Reading: Evolutionary Algorithms for Vertex Cover by Isaac K. Evans

Abstract
Genetic algorithms and greedy algorithms are both examples of algorithms that represent a prayer to luck that one can solve a problem without having to do too much work. In this talk I will explain what greedy algorithms are and then give a technique for fusing greedy algorithms with genetic algorithms. In a sense the genetic algorithms gene will reprioratize the moves made by the greedy algorithm.

Apr. 7th
Speaker: Paul D. Mitchell
Title: Stochastic Metamodels to Simplify Complex Adaptive Systems: The Case of Corn Rootworm and Transgenic Agriculture
Reading: None

Abstract
Stochastic metamodels are potentially useful tools to simplify models of complex adaptive systems and thus facilitate their integration into higher-order complex systems. Application of the technique to a model of the agriculturally important corn rootworm complex adaptive system provides an illustration.

A general overview of the corn rootworm complex adaptive system and resistance management problems associated with new transgenic cultivars (e.g. Bt corn) begins the presentation. A stochastic dynamic population model of the complex system is described, then a stochastic metamodel of this model is described. Integration of this metamodel into a higher-order system is illustrated by utilizing the metamodel for economic analysis of various corn rootworm management techniques. The presentation ends with discussion of linking the population model with a genetics model to create a complex adaptive system model to analyze resistance management problems associated with transgenic cultivars.

Apr. 14th
Speaker: Roger D. Maddux, Department of Mathematics
Title: Experiments in the Composition of Music by Computer.
Reading:Experiments in the Composition of Music by Computer.

Abstract
Four experimental programs illustrating various compositional ideas were written for this project. One of them, called HCM, implements rules for composing one- and two-voiced melodies. The rules are taken from the first two chapters of The Craft of Musical Composition, Vol.2, by Paul Hindimith.

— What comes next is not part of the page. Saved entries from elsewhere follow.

template <typename T>
__global__ __launch_bounds__(256) void gn_apply_kernel(const T *__restrict__ x, const T *__restrict__ gamma, const T *__restrict__ beta,
                                                       const float *__restrict__ stats, const T *__restrict__ residual, T *__restrict__ out,
                                                       int HW, int C, int G, int relu) {
    const int VC = C >> 3, PP = 256 / VC;
    const int n = blockIdx.y;
    const int v = threadIdx.x % VC, pp = threadIdx.x / VC;
    const int cpg = C / G;
    float a[8], b[8];
    {
        float gm[8], bt[8];
        load8(gamma + v * 8, gm);
        load8(beta + v * 8, bt);
#pragma unroll
        for (int j = 0; j < 8; ++j) {
            const int g = (v * 8 + j) / cpg;
            const float mean = stats[2 * (n * G + g)], rstd = stats[2 * (n * G + g) + 1];
            a[j] = rstd * gm[j];
            b[j] = bt[j] - mean * a[j];
        }
    }
    const size_t off = (size_t)n * HW * C + v * 8;
    auto finish = [&](int p, float (&f)[8], const float (&r)[8]) {
#pragma unroll
        for (int j = 0; j < 8; ++j) f[j] = f[j] * a[j] + b[j];
        if (residual) {
#pragma unroll
            for (int j = 0; j < 8; ++j) f[j] = (float)(T)f[j] + r[j];
        }
        if (relu) {
#pragma unroll
            for (int j = 0; j < 8; ++j) f[j] = fmaxf(f[j], 0.f);
        }
        store8(out + off + (size_t)p * C, f);
    };
    const int step = gridDim.x * PP;
    int p = blockIdx.x * PP + pp;
    for (; p + 3 * step < HW; p += 4 * step) {
        float f[4][8], r[4][8];
#pragma unroll
        for (int u = 0; u < 4; ++u) load8(x + off + (size_t)(p + u * step) * C, f[u]);
        if (residual) {
#pragma unroll
            for (int u = 0; u < 4; ++u) load8(residual + off + (size_t)(p + u * step) * C, r[u]);
        }
#pragma unroll
        for (int u = 0; u < 4; ++u) finish(p + u * step, f[u], r[u]);
    }
    for (; p < HW; p += step) {
        float f[8], r[8];
// ... 221 lines not shown
    const int n = blockIdx.y;
    const long long total = (long long)Ho * Wo * VC;
    const int v = threadIdx.x % VC;
    float a[8], b[8];
    {
        float gm[8], bt[8];
        load8(gamma + v * 8, gm);
        load8(beta + v * 8, bt);
#pragma unroll
        for (int j = 0; j < 8; ++j) {
            const int g = (v * 8 + j) / cpg;
            const float mean = stats[2 * (n * G + g)], rstd = stats[2 * (n * G + g) + 1];
            a[j] = rstd * gm[j];
            b[j] = bt[j] - mean * a[j];
        }
    }
    for (long long i = (long long)blockIdx.x * 256 + threadIdx.x; i < total; i += (long long)gridDim.x * 256) {
        const int pix = (int)(i / VC), ox = pix % Wo, oy = pix / Wo;
        float m[8];
#pragma unroll
        for (int j = 0; j < 8; ++j) m[j] = 0.f;
#pragma unroll
        for (int ky = 0; ky < 3; ++ky)
#pragma unroll
            for (int kx = 0; kx < 3; ++kx) {
                const int iy = 2 * oy + ky - pad_t, ix = 2 * ox + kx - pad_l;
                if ((unsigned)iy < (unsigned)H && (unsigned)ix < (unsigned)W) {
                    float f[8];
                    load8(x + (((size_t)n * H + iy) * W + ix) * C + v * 8, f);
#pragma unroll
                    for (int j = 0; j < 8; ++j) m[j] = fmaxf(m[j], f[j] * a[j] + b[j]);
                }
            }
        store8(out + (((size_t)n * Ho + oy) * Wo + ox) * C + v * 8, m);
    }
}

static bool pow2(int x) { return x > 0 && (x & (x - 1)) == 0; }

HCM uses an evolutionary algorithm.

Apr. 21st
Speaker: Leigh Tesfatsion
Title: Further market power effects in evolutionary labor markets with adaptive search.
Reading: Handout.

Abstract
My talk will report on further market power experiments for an agent-based computational economics (ACE) model of a labor market. In particular, I will be extending the experimental results presented in my Fall 1998 CAS Workshop talk by considering an important additional treatment variable -- market concentration. I have also changed the fitness measure from average to total payoffs, and I will comment on the effects of this change.

In my ACE labor market framework, employers repeatedly choose and refuse worksite partners on the basis of continually updated expected returns, engage in worksite interactions modelled as prisoner's dilemma games, and evolve their worksite strategies over time. Three treatment factors affecting the relative market power of workers and employers are experimentally varied: market structure (two-sided, partially fluid, and endogenous type); market concentration (ratio of workers to employers); and market capacity (ratio of potential work offers to potential job openings). Particular attention will be focused on experimentally determined correlations between market power and the formation of contractual networks among workers and employers, and between contractual network formation and the types of worksite interactions and welfare outcomes that these conrtracrtual networks support.

Apr. 28th
Speaker: David Fogel, Vice President and Chief Scientist, Natural Selection Incoporated.
Title: Complex Systems and Complex Solutions.
Reading: None.

Abstract
Complex systems continue to gain increasing attention. Of particular interest is our ability to model complex adaptive systems in the hope that we can predict the behavior of those systems, and perhaps even control that behavior. An important consideration relates to the sensitivity of these models. Examples will be offered indicating that some well-accepted models of complex adaptive systems are not robust to modifications, even when these are offered to increase the fidelity of the models. The results provide an impetus for reconsidering our confidence in models of complex adaptive systems.